US 11,934,967 B2
Providing component recommendation using machine learning
Jayaprakash Vijayan, Dublin, CA (US); Ved Surtani, Gurgaon (IN); Nitika Gupta, Bengaluru (IN); Pratheek Manjunath Bharadwaj, Mysore (IN); and Indrajit Saha, Panagarh Bazar (IN)
Assigned to Tekion Corp, Pleasanton, CA (US)
Filed by Tekion Corp, Pleasanton, CA (US)
Filed on Mar. 22, 2023, as Appl. No. 18/125,028.
Application 18/125,028 is a continuation of application No. 17/403,477, filed on Aug. 16, 2021.
Prior Publication US 2023/0222365 A1, Jul. 13, 2023
This patent is subject to a terminal disclaimer.
Int. Cl. G06Q 30/0601 (2023.01); G06N 5/04 (2023.01); G06N 20/00 (2019.01); G06Q 10/20 (2023.01); G06Q 30/016 (2023.01); G06Q 30/0202 (2023.01)

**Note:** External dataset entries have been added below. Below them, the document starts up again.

uint32_t lds_capacity(uint32_t need, uint32_t step, uint32_t lo, uint32_t hi) {
  return std::min(hi, std::max(lo, (need + step - 1u) & ~(step - 1u)));
}
uint32_t grid_lds_capacity(uint32_t labelled_points) { return lds_capacity(labelled_points, 256u, 1024u, (uint32_t)kGridLdsPointsMax); }
uint32_t cluster_lds_capacity(uint32_t roi_points, uint32_t lo) { return lds_capacity(roi_points, 512u, lo, (uint32_t)kClusterLdsPointsMax); }
uint32_t cluster_cells_capacity(uint64_t cells) {
  const uint32_t need = (uint32_t)std::min<uint64_t>(cells, (uint64_t)kClusterCellsMax);
  return lds_capacity(need, 256u, (uint32_t)kClusterCellsMin, (uint32_t)kClusterCellsMax);
}
void raise_capacities(ilcc_handle* h, uint32_t grid_points, uint32_t cluster_points, uint32_t cluster_cells) {
  h->grid_lds_points = std::max(h->grid_lds_points, grid_points);
  h->cluster_lds_points = std::max(h->cluster_lds_points, cluster_points);
  h->cluster_cells_cap = std::max(h->cluster_cells_cap, cluster_cells);
  fit_cluster_lds(h);
}

constexpr int kGridStaticLds = 3072;
constexpr uint32_t grid_points_two_per_cu(int n_ty, int n_tz) {
  const int64_t room = (int64_t)kCuLdsBytes / 2 - kGridStaticLds - (int64_t)grid_lds_bytes(0, n_ty, n_tz);
  return room > 0 ? (uint32_t)(room / (int64_t)grid_lds_bytes(1, 0, 0)) & ~255u : 0u;
}
static_assert(grid_points_two_per_cu(40, 40) == 6400, "BASELINE config 2 (the default grid: 40 x 40 translations)");
static_assert(grid_points_two_per_cu(129, 129) == 6400, "BASELINE config 5 (129 x 129 translations)");
void grow_capacities(ilcc_handle* h, const BatchCounts& n, uint64_t cells_needed) {
  const uint32_t two_per_cu = grid_points_two_per_cu(h->p.n_ty, h->p.n_tz);
  raise_capacities(h, std::min(grid_lds_capacity(n.max_lab), std::max(1024u, two_per_cu)), cluster_lds_capacity(n.max_roi, 0u),
                   cluster_cells_capacity(cells_needed + cells_needed / 8));
}

int32_t finish(ilcc_handle* h, Slot& sl, ilcc_result* out, float* out_compact = nullptr, float* d_records = nullptr,
               uint32_t n_corners = 0, uint32_t tag_base = 0) {
  ILCC_TRY(wait_batch(h, sl, out_compact != nullptr, d_records, n_corners, tag_base));
  ILCC_TRY(hand_over(h, sl, out, out_compact));
  const BatchCounts n = count_batch(h, sl);
  ILCC_TRY(account_timing(h, sl, n.evals));
  grow_capacities(h, n, sl.h_iters[3 * kIterSlots]);
  return ILCC_OK;
}

int32_t run_batch(ilcc_handle* h, BatchKind kind, bool on_device, const float* xyzi, const uint64_t* offsets, uint32_t n_frames,
                  const float* clicks, int32_t* ticket, ilcc_result* out) {
  HIP_TRY(h, hipSetDevice(h->device));
  ILCC_TRY(check_offsets(h, offsets, n_frames));
  const int si = ticket ? h->next_slot : 0;
  Slot& sl = h->slots[si];
  if (sl.busy) {
    h->err = ticket ? "every pipeline slot holds a batch: wait for the oldest ticket first" : "synchronous call while ticket 0 is in flight";
    return ticket ? ILCC_CAPACITY : ILCC_BAD_ARGUMENT;
  }
  if (ticket) ILCC_TRY(alloc_slot(h, sl));
  const hipStream_t s = h->stream[take_stream(h)];
  if (!on_device) {
    if (offsets[n_frames] > 0)
      HIP_TRY(h, hipMemcpyAsync(sl.d_xyzi, xyzi, sizeof(float4) * offsets[n_frames], hipMemcpyHostToDevice, s));
    HIP_TRY(h, hipMemcpyAsync(sl.d_clicks, clicks, sizeof(float) * 3 * n_frames, hipMemcpyHostToDevice, s));
    xyzi = reinterpret_cast<const float*>(sl.d_xyzi);
    clicks = sl.d_clicks;
  }
  ILCC_TRY(enqueue(h, si, s, reinterpret_cast<const float4*>(xyzi), offsets, n_frames, clicks, kind));
  if (!ticket) return finish(h, sl, out);
  *ticket = si;
  h->next_slot = (si + 1) % kSlots;
  return ILCC_OK;
}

CPC G06N 5/04 (2013.01) [G06N 20/00 (2019.01); G06Q 10/20 (2013.01); G06Q 30/016 (2013.01); G06Q 30/0202 (2013.01); G06Q 30/0631 (2013.01)] 20 Claims
OG exemplary drawing
 
1. A computer-implemented method for generating recommended components for an object of a user comprising:
accessing, by a management system, a first plurality of historical component entries of a plurality of different entities, wherein each of the first plurality of historical component entries includes an identifier of a component of an object previously purchased by a respective user and an identifier of a service previously performed on the object at a respective entity from the plurality of different entities after the purchase of the object, the component of the object acquired in conjunction with the service being previously performed on the object;
training, by the management system, a machine learning model using training data that is based at least in part on the identifier of the component of the object and the identifier of the service included in each of the first plurality of historical component entries, the trained machine learning model configured to predict for each of a plurality of predetermined component classifications a likelihood of selection of a component corresponding to one of the plurality of predetermined component classifications;
receiving, by the management system, a request for a service to be performed on the object previously purchased by the user at an entity from the plurality of different entities, the request including attributes of the object that was previously purchased by the user and a specific service for the entity to perform on the object at the entity;
applying, by the management system, the attributes of the object to the trained machine learning model responsive to the request, the trained machine learning model outputting for each of the plurality of predetermined component classifications a prediction of the likelihood of user selection of the component corresponding to the predetermined component classification based on the attributes of the object applied to the trained machine learning model;
determining, by the management system, a recommended set of components for the object that are provided by the entity based on the prediction for each of the plurality of predetermined componenet classications; and
providing, by the management system, the recommended set of components for the object to acquire by the user in conjunction with the specific service that was requested by the user being performed on the object at the entity along with a response to the request for the service.